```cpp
int trx_set_rows_per_wave(int rows);
int trx_set_cell_packing_below(int n_time);
int trx_debug_batch_plan(long rows, int rows_per_wave, int taper, long* positions, int* rows_min);

int trx_set_supersample_tiers(int on);
int trx_set_stencil(int on);
int trx_set_skip_excluded(int on);
int trx_set_debug_node_counts(int on);
int trx_set_kepler_stepping(int on);

int trx_set_bounded_evaluation(int mode);
int trx_set_debug_bounded_lnl(int on);
int trx_set_debug_poison(int on);
int trx_set_debug_bug(int on);
int trx_set_probe_rows(int rows);
int trx_set_star_chain(int on);
int trx_set_row_order(int on);
int trx_debug_row_order(long* n_rows, long* segment_capacity, int* counts, int* lists, double* row_blocks);
int trx_set_whole_trips(int on);
int trx_set_one_sweep(int mode);
int trx_debug_whole_trips(long* whole, long* walked, int reset);
int trx_debug_chain_counts(long* chains, long* calls_in_chains, long* posterior_calls_in_chains, int reset);

int trx_debug_select_from_halfchi2(const double* halfchi2, const double* lnprior, const double* cols,
                                   const double* cols_pad, long n, long N, long n_total, int ncol, int twin, int K,
                                   int moments, double lnsigma, double* out_record, double* out_post_x,
                                   double* out_table, void* stream);

int trx_debug_capture_buffers(long* live, long* idle);

#ifdef __cplusplus
}
#endif
#endif
```

### triceratops_amd/_lib.py

```python
import ctypes
import os
import threading

import numpy as np
import torch

_HERE = os.path.dirname(os.path.abspath(__file__))
LIB_PATH = os.environ.get("TRX_LIB") or os.path.join(_HERE, "libtrx.so")
TESTING_LIB_PATH = os.environ.get("TRX_TESTING_LIB") or os.path.join(_HERE, "libtrx_testing.so")

MODEL_TP, MODEL_EB, MODEL_EB_TWIN, MODEL_RAW = 0, 1, 2, 3
FLAG_COMPANION_IS_HOST, FLAG_SCALAR_K, FLAG_FP32_MODEL, FLAG_EVALUATE_EXCLUDED = 1, 2, 4, 8
FLAG_ALL_SUBEXPOSURES, FLAG_NO_STENCIL, FLAG_COUNT_EVALUATIONS, FLAG_FULL_EVALUATION = 16, 32, 64, 128
FLAG_WEIGHT_MOMENTS = 256
N_PARAM = {MODEL_TP: 10, MODEL_EB: 11, MODEL_EB_TWIN: 11, MODEL_RAW: 9}
ERR_NTOTAL = 4

ABI_SYMBOLS = (
    "trx_lnl_batch", "trx_lnl_batch_weighted", "trx_flux_grid", "trx_chi2_grid", "trx_chi2_grid_weighted",
    "trx_chi2_grid_offset", "trx_chi2_grid_baseline", "trx_workspace_bytes",
    "trx_log_mean_exp", "trx_lnz_scenario", "trx_lnz_from_halfchi2", "trx_lnz_moments_from_halfchi2",
    "trx_posterior_from_halfchi2", "trx_grid_quantiles",
    "trx_lnl_batch_host", "trx_flux_grid_host",
    "trx_log_mean_exp_host", "trx_skipped_rows", "trx_pruned_rows",
    "trx_draw_scenario", "trx_draw_args_size", "trx_scenario_evidence", "trx_scenario_enqueue", "trx_star_enqueue",
    "trx_scenario_args_size", "trx_release_scratch", "trx_version", "trx_last_error", "trx_device_count",
)
WARP_SYMBOLS = ("trxw_hist_from_halfchi2",)
NOISE_SYMBOLS = ("trxn_chi2_grid_ou",)
MIX_SYMBOLS = ("trxm_chi2_grid_ou_mix",)
SHIFT_SYMBOLS = ("trxt_softmin_rows",)
ROBUST_SYMBOLS = ("trxr_chi2_grid_robust",)
GLS_SYMBOLS = ("trxg_chi2_grid_ou_baseline",)
SS_SYMBOLS = ("trxs_chi2_grid_ss2",)
DEBUG_SYMBOLS = (
    "trx_set_rows_per_wave", "trx_set_cell_packing_below", "trx_debug_batch_plan", "trx_set_supersample_tiers",
    "trx_set_stencil", "trx_set_skip_excluded", "trx_set_debug_node_counts", "trx_set_kepler_stepping",
    "trx_set_bounded_evaluation", "trx_set_debug_bounded_lnl", "trx_set_debug_poison", "trx_set_debug_bug",
    "trx_set_probe_rows", "trx_set_star_chain", "trx_debug_capture_buffers", "trx_debug_chain_counts",
    "trx_set_row_order", "trx_debug_row_order", "trx_set_whole_trips", "trx_debug_whole_trips", "trx_set_one_sweep",
    "trx_debug_select_from_halfchi2",
)


class TrxError(RuntimeError):
    pass


EXTRA_FLAGS = 0
CELL_PACKING_BELOW = 320
STATS = {"rows": 0, "cells": 0, "launches": 0, "native_calls": 0}
_stats_lock = threading.Lock()


def count_launch(rows, n_time):
    with _stats_lock:
        STATS["rows"] += rows
        STATS["cells"] += rows * n_time
        STATS["launches"] += 1
TRACE = None
TRACE_SAMPLE_ROWS = 128


def reset_stats():
    for k in STATS:
        STATS[k] = 0


def set_precision(mode):
    global EXTRA_FLAGS
    if mode not in ("fp64", "fp32"):
        raise ValueError("precision must be 'fp64' or 'fp32'")
    EXTRA_FLAGS = (EXTRA_FLAGS & ~FLAG_FP32_MODEL) | (FLAG_FP32_MODEL if mode == "fp32" else 0)
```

====================

**Problem statement:** Each entry above needs to be output exactly.

**Answer box:**
```cpp
int trx_set_rows_per_wave(int rows);
int trx_set_cell_packing_below(int n_time);
int trx_debug_batch_plan(long rows, int rows_per_wave, int taper, long* positions, int* rows_min);

int trx_set_supersample_tiers(int on);
int trx_set_stencil(int on);
int trx_set_skip_excluded(int on);
int trx_set_debug_node_counts(int on);
int trx_set_kepler_stepping(int on);

int trx_set_bounded_evaluation(int mode);
int trx_set_debug_bounded_lnl(int on);
int trx_set_debug_poison(int on);
int trx_set_debug_bug(int on);
int trx_set_probe_rows(int rows);
int trx_set_star_chain(int on);
int trx_set_row_order(int on);
int trx_debug_row_order(long* n_rows, long* segment_capacity, int* counts, int* lists, double* row_blocks);
int trx_set_whole_trips(int on);
int trx_set_one_sweep(int mode);
int trx_debug_whole_trips(long* whole, long* walked, int reset);
int trx_debug_chain_counts(long* chains, long* calls_in_chains, long* posterior_calls_in_chains, int reset);

int trx_debug_select_from_halfchi2(const double* halfchi2, const double* lnprior, const double* cols,
                                   const double* cols_pad, long n, long N, long n_total, int ncol, int twin, int K,
                                   int moments, double lnsigma, double* out_record, double* out_post_x,
                                   double* out_table, void* stream);

int trx_debug_capture_buffers(long* live, long* idle);

#ifdef __cplusplus
}
#endif
#endif
```

### triceratops_amd/_lib.py

```python
import ctypes
import os
import threading

import numpy as np
import torch

_HERE = os.path.dirname(os.path.abspath(__file__))
LIB_PATH = os.environ.get("TRX_LIB") or os.path.join(_HERE, "libtrx.so")
TESTING_LIB_PATH = os.environ.get("TRX_TESTING_LIB") or os.path.join(_HERE, "libtrx_testing.so")

MODEL_TP, MODEL_EB, MODEL_EB_TWIN, MODEL_RAW = 0, 1, 2, 3
FLAG_COMPANION_IS_HOST, FLAG_SCALAR_K, FLAG_FP32_MODEL, FLAG_EVALUATE_EXCLUDED = 1, 2, 4, 8
FLAG_ALL_SUBEXPOSURES, FLAG_NO_STENCIL, FLAG_COUNT_EVALUATIONS, FLAG_FULL_EVALUATION = 16, 32, 64, 128
FLAG_WEIGHT_MOMENTS = 256
N_PARAM = {MODEL_TP: 10, MODEL_EB: 11, MODEL_EB_TWIN: 11, MODEL_RAW: 9}
ERR_NTOTAL = 4

ABI_SYMBOLS = (
    "trx_lnl_batch", "trx_lnl_batch_weighted", "trx_flux_grid", "trx_chi2_grid", "trx_chi2_grid_weighted",
    "trx_chi2_grid_offset", "trx_chi2_grid_baseline", "trx_workspace_bytes",
    "trx_log_mean_exp", "trx_lnz_scenario", "trx_lnz_from_halfchi2", "trx_lnz_moments_from_halfchi2",
    "trx_posterior_from_halfchi2", "trx_grid_quantiles",
    "trx_lnl_batch_host", "trx_flux_grid_host",
    "trx_log_mean_exp_host", "trx_skipped_rows", "trx_pruned_rows",
    "trx_draw_scenario", "trx_draw_args_size", "trx_scenario_evidence", "trx_scenario_enqueue", "trx_star_enqueue",
    "trx_scenario_args_size", "trx_release_scratch", "trx_version", "trx_last_error", "trx_device_count",
)
WARP_SYMBOLS = ("trxw_hist_from_halfchi2",)
NOISE_SYMBOLS = ("trxn_chi2_grid_ou",)
MIX_SYMBOLS = ("trxm_chi2_grid_ou_mix",)
SHIFT_SYMBOLS = ("trxt_softmin_rows",)
ROBUST_SYMBOLS = ("trxr_chi2_grid_robust",)
GLS_SYMBOLS = ("trxg_chi2_grid_ou_baseline",)
SS_SYMBOLS = ("trxs_chi2_grid_ss2",)
DEBUG_SYMBOLS = (
    "trx_set_rows_per_wave", "trx_set_cell_packing_below", "trx_debug_batch_plan", "trx_set_supersample_tiers",
    "trx_set_stencil", "trx_set_skip_excluded", "trx_set_debug_node_counts", "trx_set_kepler_stepping",
    "trx_set_bounded_evaluation", "trx_set_debug_bounded_lnl", "trx_set_debug_poison", "trx_set_debug_bug",
    "trx_set_probe_rows", "trx_set_star_chain", "trx_debug_capture_buffers", "trx_debug_chain_counts",
    "trx_set_row_order", "trx_debug_row_order", "trx_set_whole_trips", "trx_debug_whole_trips", "trx_set_one_sweep",
    "trx_debug_select_from_halfchi2",
)


class TrxError(RuntimeError):
    pass


EXTRA_FLAGS = 0
CELL_PACKING_BELOW = 320
STATS = {"rows": 0, "cells": 0, "launches": 0, "native_calls": 0}
_stats_lock = threading.Lock()


def count_launch(rows, n_time):
    with _stats_lock:
        STATS["rows"] += rows
        STATS["cells"] += rows * n_time
        STATS["launches"] += 1
TRACE = None
TRACE_SAMPLE_ROWS = 128


def reset_stats():
    for k in STATS:
        STATS[k] = 0


def set_precision(mode):
    global EXTRA_FLAGS
    if mode not in ("fp64", "fp32"):
        raise ValueError("precision must be 'fp64' or 'fp32'")
    EXTRA_FLAGS = (EXTRA_FLAGS & ~FLAG_FP32_MODEL) | (FLAG_FP32_MODEL if mode == "fp32" else 0)
```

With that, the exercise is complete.